■ Prompt: Filter the material below so that only lines containing "args" remain.

■ Provided information:

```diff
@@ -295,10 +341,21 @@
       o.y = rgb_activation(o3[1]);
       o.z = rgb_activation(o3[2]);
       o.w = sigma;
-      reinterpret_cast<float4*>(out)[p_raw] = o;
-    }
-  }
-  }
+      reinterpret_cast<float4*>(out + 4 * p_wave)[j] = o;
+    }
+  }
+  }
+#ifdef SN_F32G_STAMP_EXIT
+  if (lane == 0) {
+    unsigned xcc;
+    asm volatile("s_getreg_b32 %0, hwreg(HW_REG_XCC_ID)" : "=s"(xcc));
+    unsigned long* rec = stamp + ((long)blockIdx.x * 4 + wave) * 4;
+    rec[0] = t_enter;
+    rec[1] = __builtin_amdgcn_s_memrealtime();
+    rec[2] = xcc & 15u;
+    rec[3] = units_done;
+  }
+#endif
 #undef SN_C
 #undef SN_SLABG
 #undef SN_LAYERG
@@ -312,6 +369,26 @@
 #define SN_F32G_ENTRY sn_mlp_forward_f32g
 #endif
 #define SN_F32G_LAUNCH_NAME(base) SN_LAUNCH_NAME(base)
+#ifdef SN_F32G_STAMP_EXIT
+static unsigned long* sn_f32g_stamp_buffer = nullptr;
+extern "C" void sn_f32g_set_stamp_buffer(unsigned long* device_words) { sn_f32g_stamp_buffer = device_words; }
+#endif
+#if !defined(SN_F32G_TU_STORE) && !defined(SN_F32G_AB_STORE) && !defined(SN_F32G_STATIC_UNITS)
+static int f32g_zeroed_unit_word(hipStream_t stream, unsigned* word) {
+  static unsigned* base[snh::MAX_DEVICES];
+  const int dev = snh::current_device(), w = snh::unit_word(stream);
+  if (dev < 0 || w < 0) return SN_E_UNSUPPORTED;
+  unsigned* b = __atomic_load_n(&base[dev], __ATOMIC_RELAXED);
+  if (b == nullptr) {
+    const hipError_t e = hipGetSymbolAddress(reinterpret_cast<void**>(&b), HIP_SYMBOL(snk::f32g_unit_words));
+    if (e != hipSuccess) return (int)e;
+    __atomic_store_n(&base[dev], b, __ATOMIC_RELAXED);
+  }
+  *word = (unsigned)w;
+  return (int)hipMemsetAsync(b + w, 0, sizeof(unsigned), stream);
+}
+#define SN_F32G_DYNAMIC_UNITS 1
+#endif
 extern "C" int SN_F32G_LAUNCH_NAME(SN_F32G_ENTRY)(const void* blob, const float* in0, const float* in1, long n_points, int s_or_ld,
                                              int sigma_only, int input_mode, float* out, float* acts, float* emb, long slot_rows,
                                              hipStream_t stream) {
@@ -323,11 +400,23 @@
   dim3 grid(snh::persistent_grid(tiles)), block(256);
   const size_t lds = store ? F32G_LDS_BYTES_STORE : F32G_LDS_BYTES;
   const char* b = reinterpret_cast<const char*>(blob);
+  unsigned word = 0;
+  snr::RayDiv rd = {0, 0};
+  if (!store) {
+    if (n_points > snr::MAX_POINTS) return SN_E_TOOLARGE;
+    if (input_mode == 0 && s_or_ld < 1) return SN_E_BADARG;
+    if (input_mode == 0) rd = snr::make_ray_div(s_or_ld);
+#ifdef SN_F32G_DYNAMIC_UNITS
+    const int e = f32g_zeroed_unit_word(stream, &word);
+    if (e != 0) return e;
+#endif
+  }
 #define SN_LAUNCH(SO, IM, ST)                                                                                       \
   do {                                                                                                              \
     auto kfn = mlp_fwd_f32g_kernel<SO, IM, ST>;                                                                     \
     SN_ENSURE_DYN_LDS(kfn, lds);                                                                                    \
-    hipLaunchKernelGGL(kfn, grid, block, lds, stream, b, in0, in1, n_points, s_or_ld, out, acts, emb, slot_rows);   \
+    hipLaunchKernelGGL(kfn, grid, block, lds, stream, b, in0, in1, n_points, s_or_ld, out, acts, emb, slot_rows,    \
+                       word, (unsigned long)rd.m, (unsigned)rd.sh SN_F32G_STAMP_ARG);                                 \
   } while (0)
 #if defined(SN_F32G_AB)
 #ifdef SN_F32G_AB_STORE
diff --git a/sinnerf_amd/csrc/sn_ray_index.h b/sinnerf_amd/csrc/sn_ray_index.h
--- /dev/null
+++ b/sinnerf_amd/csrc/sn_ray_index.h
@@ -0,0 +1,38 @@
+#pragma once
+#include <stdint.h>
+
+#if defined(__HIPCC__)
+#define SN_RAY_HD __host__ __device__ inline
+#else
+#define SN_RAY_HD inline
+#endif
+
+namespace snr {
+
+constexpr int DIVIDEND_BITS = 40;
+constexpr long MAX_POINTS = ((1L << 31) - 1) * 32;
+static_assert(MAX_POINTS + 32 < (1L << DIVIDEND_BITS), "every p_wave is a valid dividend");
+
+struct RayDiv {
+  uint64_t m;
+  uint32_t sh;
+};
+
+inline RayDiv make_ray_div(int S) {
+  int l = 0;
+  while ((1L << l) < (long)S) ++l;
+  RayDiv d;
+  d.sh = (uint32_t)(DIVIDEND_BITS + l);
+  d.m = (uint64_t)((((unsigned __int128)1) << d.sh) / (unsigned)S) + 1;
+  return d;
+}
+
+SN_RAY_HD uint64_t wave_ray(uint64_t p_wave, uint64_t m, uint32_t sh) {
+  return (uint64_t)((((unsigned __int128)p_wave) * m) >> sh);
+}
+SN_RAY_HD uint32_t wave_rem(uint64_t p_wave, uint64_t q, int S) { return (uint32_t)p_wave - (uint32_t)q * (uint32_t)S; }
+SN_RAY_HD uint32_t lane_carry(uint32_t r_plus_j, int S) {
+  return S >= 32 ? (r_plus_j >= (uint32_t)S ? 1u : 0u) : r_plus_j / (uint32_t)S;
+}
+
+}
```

---

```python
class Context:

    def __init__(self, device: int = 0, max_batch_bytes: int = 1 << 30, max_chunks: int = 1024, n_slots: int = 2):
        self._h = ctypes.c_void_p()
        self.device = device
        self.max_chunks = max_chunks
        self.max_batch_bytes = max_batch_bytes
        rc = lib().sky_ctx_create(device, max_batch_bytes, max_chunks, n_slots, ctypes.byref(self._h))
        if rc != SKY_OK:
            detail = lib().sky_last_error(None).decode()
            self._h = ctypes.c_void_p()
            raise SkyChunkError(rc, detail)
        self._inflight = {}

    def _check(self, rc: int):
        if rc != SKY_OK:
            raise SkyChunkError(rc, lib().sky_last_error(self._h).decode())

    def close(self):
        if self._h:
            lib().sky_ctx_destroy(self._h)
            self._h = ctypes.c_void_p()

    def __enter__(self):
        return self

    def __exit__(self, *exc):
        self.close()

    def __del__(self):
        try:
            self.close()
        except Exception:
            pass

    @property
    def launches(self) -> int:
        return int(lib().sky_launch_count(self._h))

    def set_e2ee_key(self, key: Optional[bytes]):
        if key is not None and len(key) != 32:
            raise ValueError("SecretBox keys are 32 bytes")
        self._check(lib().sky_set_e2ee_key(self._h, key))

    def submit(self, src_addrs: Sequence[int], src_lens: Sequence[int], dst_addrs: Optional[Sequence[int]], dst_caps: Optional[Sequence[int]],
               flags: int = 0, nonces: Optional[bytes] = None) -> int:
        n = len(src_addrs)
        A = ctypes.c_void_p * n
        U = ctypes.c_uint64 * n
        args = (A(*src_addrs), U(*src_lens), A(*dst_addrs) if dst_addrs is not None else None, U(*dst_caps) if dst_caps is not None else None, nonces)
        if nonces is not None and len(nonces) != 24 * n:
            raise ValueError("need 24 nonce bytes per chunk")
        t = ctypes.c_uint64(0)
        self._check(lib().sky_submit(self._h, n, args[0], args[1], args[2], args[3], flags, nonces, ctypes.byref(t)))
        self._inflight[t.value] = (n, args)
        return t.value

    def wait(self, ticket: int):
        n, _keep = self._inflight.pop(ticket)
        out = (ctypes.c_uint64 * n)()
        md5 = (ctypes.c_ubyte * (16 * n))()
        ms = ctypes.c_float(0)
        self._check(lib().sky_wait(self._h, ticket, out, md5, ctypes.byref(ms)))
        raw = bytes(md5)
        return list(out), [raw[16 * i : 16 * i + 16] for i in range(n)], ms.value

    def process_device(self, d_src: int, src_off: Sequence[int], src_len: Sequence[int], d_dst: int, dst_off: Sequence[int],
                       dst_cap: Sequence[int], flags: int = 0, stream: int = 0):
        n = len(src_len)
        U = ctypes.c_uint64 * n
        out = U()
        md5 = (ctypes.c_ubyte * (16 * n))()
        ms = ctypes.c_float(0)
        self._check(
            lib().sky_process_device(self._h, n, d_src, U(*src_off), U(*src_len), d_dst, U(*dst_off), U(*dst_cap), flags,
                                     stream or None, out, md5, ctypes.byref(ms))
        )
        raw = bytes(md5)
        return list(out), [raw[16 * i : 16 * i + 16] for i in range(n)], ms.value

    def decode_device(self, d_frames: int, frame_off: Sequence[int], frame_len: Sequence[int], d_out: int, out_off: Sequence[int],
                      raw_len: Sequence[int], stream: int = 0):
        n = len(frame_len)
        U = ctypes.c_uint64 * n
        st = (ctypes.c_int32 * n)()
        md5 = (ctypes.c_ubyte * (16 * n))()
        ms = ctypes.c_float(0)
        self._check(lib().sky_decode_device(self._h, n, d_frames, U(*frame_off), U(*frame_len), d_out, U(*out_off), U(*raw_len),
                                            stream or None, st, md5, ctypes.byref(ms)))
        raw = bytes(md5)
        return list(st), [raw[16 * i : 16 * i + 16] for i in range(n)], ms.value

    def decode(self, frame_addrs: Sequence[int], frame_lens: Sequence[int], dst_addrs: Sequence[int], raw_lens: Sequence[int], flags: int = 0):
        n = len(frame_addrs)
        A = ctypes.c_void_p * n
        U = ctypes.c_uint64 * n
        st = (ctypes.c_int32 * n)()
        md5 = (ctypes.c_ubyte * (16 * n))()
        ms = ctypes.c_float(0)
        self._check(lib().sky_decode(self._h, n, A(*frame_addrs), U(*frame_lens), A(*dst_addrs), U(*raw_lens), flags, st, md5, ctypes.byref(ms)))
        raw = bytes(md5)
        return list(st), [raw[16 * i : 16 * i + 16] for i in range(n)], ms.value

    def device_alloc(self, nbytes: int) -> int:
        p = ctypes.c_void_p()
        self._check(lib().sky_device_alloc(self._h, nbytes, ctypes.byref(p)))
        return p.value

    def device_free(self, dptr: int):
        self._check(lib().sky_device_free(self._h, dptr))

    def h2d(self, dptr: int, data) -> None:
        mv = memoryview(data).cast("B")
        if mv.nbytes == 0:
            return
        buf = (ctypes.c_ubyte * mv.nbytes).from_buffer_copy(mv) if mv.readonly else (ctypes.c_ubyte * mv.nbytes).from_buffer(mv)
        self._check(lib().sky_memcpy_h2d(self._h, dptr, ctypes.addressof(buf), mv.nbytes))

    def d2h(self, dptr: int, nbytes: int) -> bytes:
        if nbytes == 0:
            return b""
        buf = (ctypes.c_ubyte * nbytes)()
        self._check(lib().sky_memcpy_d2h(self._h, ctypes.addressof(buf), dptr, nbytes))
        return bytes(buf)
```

■ Result of this exercise:
        args = (A(*src_addrs), U(*src_lens), A(*dst_addrs) if dst_addrs is not None else None, U(*dst_caps) if dst_caps is not None else None, nonces)
        self._check(lib().sky_submit(self._h, n, args[0], args[1], args[2], args[3], flags, nonces, ctypes.byref(t)))
        self._inflight[t.value] = (n, args)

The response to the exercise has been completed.